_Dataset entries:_
■ ■ ■ ■
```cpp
static constexpr int kFPatch16 = (kMaxRows + 6) * kFPitch;

template <bool TRACK>
__global__ __launch_bounds__(64 * kS1Waves) __attribute__((amdgpu_waves_per_eu(2, 2)))
void conv1_stream16_kernel(ConvArgs a, int rows_per_unit, int total_units) {
    extern __shared__ __attribute__((aligned(16))) char smem[];
    char* sW = smem;
    char* sK = smem + 2 * kBank;
    char* sPrev = sK + 4 * 1024;
    float* sF = (float*)(sPrev + kS1Waves * 2048);

    const int tid = threadIdx.x, lane = tid & 63, wave = __builtin_amdgcn_readfirstlane(tid >> 6);
    const int g = lane >> 4, c = lane & 15;
    for (int p = tid; p < 2 * kBank / 16; p += 64 * kS1Waves) *(u32x4*)(sW + p * 16) = *(const u32x4*)((const char*)a.wpk + (size_t)p * 16);
    u32x4 wf1[2];
// ... 126 lines not shown
                    Hn.f[t][0] = u32x4{ph[0][0], ph[0][1], ph[1][0], ph[1][1]};
                    Hn.f[t][1] = u32x4{pl[0][0], pl[0][1], pl[1][0], pl[1][1]};
                    if (edge_strip) {
#pragma unroll
                        for (int pq = 0; pq < 2; ++pq)
#pragma unroll
                            for (int e = 0; e < 4; ++e) Hn.f[t][pq][e] &= keep[t];
                    }
                }
            } else zero_row(Hn);
        };

        auto row_step = [&](int y, const S16Row& Ha, const S16Row& Hb, S16Row& Hn) {
            const float fc[2] = {fcen[0], fcen[1]};
            stamp(-1);
            u32x4 wh[2][2], wl[2][2];
            auto rd = [&](int tap) {
#pragma unroll
                for (int u = 0; u < 2; ++u) {
                    wh[tap & 1][u] = *(const u32x4*)(wl_base + (tap * 2 + u) * 1024);
                    wl[tap & 1][u] = *(const u32x4*)(wl_base + kBank + (tap * 2 + u) * 1024);
                }
            };
            const u32x4 kwl[2] = {*(const u32x4*)(sKl), *(const u32x4*)(sKl + 1024)};
            const u32x4 wrq[2] = {*(const u32x4*)(sKl + 2048), *(const u32x4*)(sKl + 3072)};
            rd(0);
            __builtin_amdgcn_sched_barrier(0);
            produce(y + 1, Hn, kwl);
            request(y + 2);
            stamp(1);
            f32x4 P[3][2][2];
#pragma unroll
            for (int t = 0; t < 2; ++t) {
                const uint32_t fh = pack_f16(fc[t], fc[t]);
                const uint32_t fl = split_lo(fh, fc[t], fc[t]);
                u32x4 bop = {(fh & 0xffffu) | (fl << 16), (fh & 0xffffu) | 0x3c000000u, 0x3c00u, 0u};
                if (g != 0) bop = u32x4{0u, 0u, 0u, 0u};
#pragma unroll
                for (int u = 0; u < 2; ++u) {
                    P[0][t][u] = f32x4{0.f, 0.f, 0.f, 0.f}; P[2][t][u] = f32x4{0.f, 0.f, 0.f, 0.f};
                    P[1][t][u] = s16_mfma(wrq[u], bop, f32x4{0.f, 0.f, 0.f, 0.f});
                }
            }
            __builtin_amdgcn_sched_barrier(0);
            stamp(4);
#pragma unroll
            for (int tap = 0; tap < 9; ++tap) {
                const int dy = tap / 3, dx = tap % 3;
                const S16Row& Hr = dy == 0 ? Ha : (dy == 1 ? Hb : Hn);
                if (tap + 1 < 9) rd(tap + 1);
                __builtin_amdgcn_sched_barrier(0);
#pragma unroll
                for (int pr = 0; pr < 3; ++pr)
#pragma unroll
                    for (int u = 0; u < 2; ++u)
#pragma unroll
                        for (int t = 0; t < 2; ++t)
                            P[dx][t][u] = s16_mfma(pr == 1 ? wl[tap & 1][u] : wh[tap & 1][u], Hr.f[t][pr == 0 ? 1 : 0], P[dx][t][u]);
                __builtin_amdgcn_sched_barrier(0);
            }
            __builtin_amdgcn_sched_barrier(0);
            stamp(0);
            float v[2][2][4];
#pragma unroll
            for (int u = 0; u < 2; ++u)
#pragma unroll
                for (int r = 0; r < 4; ++r) {
                    v[0][u][r] = relu_i(P[1][0][u][r] + s16_shr1f(P[0][1][u][r]) + P[2][1][u][r]);
                    v[1][u][r] = relu_i(P[1][1][u][r] + P[0][0][u][r] + s16_shl1f(P[2][0][u][r]));
                }
            auto store_px = [&](const float (&val)[2][4], char* dst, bool on, auto track_c) {
                constexpr bool track = TRACK && decltype(track_c)::value;
                uint32_t kh[4], kl[4];
#pragma unroll
                for (int i = 0; i < 4; ++i) {
                    const float e0 = val[i >> 1][2 * (i & 1)], e1 = val[i >> 1][2 * (i & 1) + 1];
                    kh[i] = pack_f16(e0, e1);
                    if (track) ovf = pk_max_u16(ovf, kh[i]);
                    kl[i] = split_lo(kh[i], e0, e1);
                }
                if (on) {
                    *(u32x4*)(dst) = u32x4{kh[0], kh[1], kh[2], kh[3]};
                    *(u32x4*)(dst + a.lo_delta) = u32x4{kl[0], kl[1], kl[2], kl[3]};
                }
            };
            f32x4 prv[2];
            if (y & 1) { prv[0] = *(const f32x4*)(prevp); prv[1] = *(const f32x4*)(prevp + 1024); }
            __builtin_amdgcn_sched_barrier(0);
#pragma unroll
            for (int t = 0; t < 2; ++t)
                store_px(v[t], (char*)a.out + (((size_t)n * kH + y) * kW + (size_t)max(xt[t], 0)) * (kC * 2) + g * 16, st_lane[t], std::true_type{});
            stamp(2);
            float cm[2][4];
#pragma unroll
// ... 87 lines not shown
```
■ ■ ■ ■
Exactly as shown, repeat every record.

_Written reply:_
```cpp
static constexpr int kFPatch16 = (kMaxRows + 6) * kFPitch;

template <bool TRACK>
__global__ __launch_bounds__(64 * kS1Waves) __attribute__((amdgpu_waves_per_eu(2, 2)))
void conv1_stream16_kernel(ConvArgs a, int rows_per_unit, int total_units) {
    extern __shared__ __attribute__((aligned(16))) char smem[];
    char* sW = smem;
    char* sK = smem + 2 * kBank;
    char* sPrev = sK + 4 * 1024;
    float* sF = (float*)(sPrev + kS1Waves * 2048);

    const int tid = threadIdx.x, lane = tid & 63, wave = __builtin_amdgcn_readfirstlane(tid >> 6);
    const int g = lane >> 4, c = lane & 15;
    for (int p = tid; p < 2 * kBank / 16; p += 64 * kS1Waves) *(u32x4*)(sW + p * 16) = *(const u32x4*)((const char*)a.wpk + (size_t)p * 16);
    u32x4 wf1[2];
// ... 126 lines not shown
                    Hn.f[t][0] = u32x4{ph[0][0], ph[0][1], ph[1][0], ph[1][1]};
                    Hn.f[t][1] = u32x4{pl[0][0], pl[0][1], pl[1][0], pl[1][1]};
                    if (edge_strip) {
#pragma unroll
                        for (int pq = 0; pq < 2; ++pq)
#pragma unroll
                            for (int e = 0; e < 4; ++e) Hn.f[t][pq][e] &= keep[t];
                    }
                }
            } else zero_row(Hn);
        };

        auto row_step = [&](int y, const S16Row& Ha, const S16Row& Hb, S16Row& Hn) {
            const float fc[2] = {fcen[0], fcen[1]};
            stamp(-1);
            u32x4 wh[2][2], wl[2][2];
            auto rd = [&](int tap) {
#pragma unroll
                for (int u = 0; u < 2; ++u) {
                    wh[tap & 1][u] = *(const u32x4*)(wl_base + (tap * 2 + u) * 1024);
                    wl[tap & 1][u] = *(const u32x4*)(wl_base + kBank + (tap * 2 + u) * 1024);
                }
            };
            const u32x4 kwl[2] = {*(const u32x4*)(sKl), *(const u32x4*)(sKl + 1024)};
            const u32x4 wrq[2] = {*(const u32x4*)(sKl + 2048), *(const u32x4*)(sKl + 3072)};
            rd(0);
            __builtin_amdgcn_sched_barrier(0);
            produce(y + 1, Hn, kwl);
            request(y + 2);
            stamp(1);
            f32x4 P[3][2][2];
#pragma unroll
            for (int t = 0; t < 2; ++t) {
                const uint32_t fh = pack_f16(fc[t], fc[t]);
                const uint32_t fl = split_lo(fh, fc[t], fc[t]);
                u32x4 bop = {(fh & 0xffffu) | (fl << 16), (fh & 0xffffu) | 0x3c000000u, 0x3c00u, 0u};
                if (g != 0) bop = u32x4{0u, 0u, 0u, 0u};
#pragma unroll
                for (int u = 0; u < 2; ++u) {
                    P[0][t][u] = f32x4{0.f, 0.f, 0.f, 0.f}; P[2][t][u] = f32x4{0.f, 0.f, 0.f, 0.f};
                    P[1][t][u] = s16_mfma(wrq[u], bop, f32x4{0.f, 0.f, 0.f, 0.f});
                }
            }
            __builtin_amdgcn_sched_barrier(0);
            stamp(4);
#pragma unroll
            for (int tap = 0; tap < 9; ++tap) {
                const int dy = tap / 3, dx = tap % 3;
                const S16Row& Hr = dy == 0 ? Ha : (dy == 1 ? Hb : Hn);
                if (tap + 1 < 9) rd(tap + 1);
                __builtin_amdgcn_sched_barrier(0);
#pragma unroll
                for (int pr = 0; pr < 3; ++pr)
#pragma unroll
                    for (int u = 0; u < 2; ++u)
#pragma unroll
                        for (int t = 0; t < 2; ++t)
                            P[dx][t][u] = s16_mfma(pr == 1 ? wl[tap & 1][u] : wh[tap & 1][u], Hr.f[t][pr == 0 ? 1 : 0], P[dx][t][u]);
                __builtin_amdgcn_sched_barrier(0);
            }
            __builtin_amdgcn_sched_barrier(0);
            stamp(0);
            float v[2][2][4];
#pragma unroll
            for (int u = 0; u < 2; ++u)
#pragma unroll
                for (int r = 0; r < 4; ++r) {
                    v[0][u][r] = relu_i(P[1][0][u][r] + s16_shr1f(P[0][1][u][r]) + P[2][1][u][r]);
                    v[1][u][r] = relu_i(P[1][1][u][r] + P[0][0][u][r] + s16_shl1f(P[2][0][u][r]));
                }
            auto store_px = [&](const float (&val)[2][4], char* dst, bool on, auto track_c) {
                constexpr bool track = TRACK && decltype(track_c)::value;
                uint32_t kh[4], kl[4];
#pragma unroll
                for (int i = 0; i < 4; ++i) {
                    const float e0 = val[i >> 1][2 * (i & 1)], e1 = val[i >> 1][2 * (i & 1) + 1];
                    kh[i] = pack_f16(e0, e1);
                    if (track) ovf = pk_max_u16(ovf, kh[i]);
                    kl[i] = split_lo(kh[i], e0, e1);
                }
                if (on) {
                    *(u32x4*)(dst) = u32x4{kh[0], kh[1], kh[2], kh[3]};
                    *(u32x4*)(dst + a.lo_delta) = u32x4{kl[0], kl[1], kl[2], kl[3]};
                }
            };
            f32x4 prv[2];
            if (y & 1) { prv[0] = *(const f32x4*)(prevp); prv[1] = *(const f32x4*)(prevp + 1024); }
            __builtin_amdgcn_sched_barrier(0);
#pragma unroll
            for (int t = 0; t < 2; ++t)
                store_px(v[t], (char*)a.out + (((size_t)n * kH + y) * kW + (size_t)max(xt[t], 0)) * (kC * 2) + g * 16, st_lane[t], std::true_type{});
            stamp(2);
            float cm[2][4];
#pragma unroll
// ... 87 lines not shown
```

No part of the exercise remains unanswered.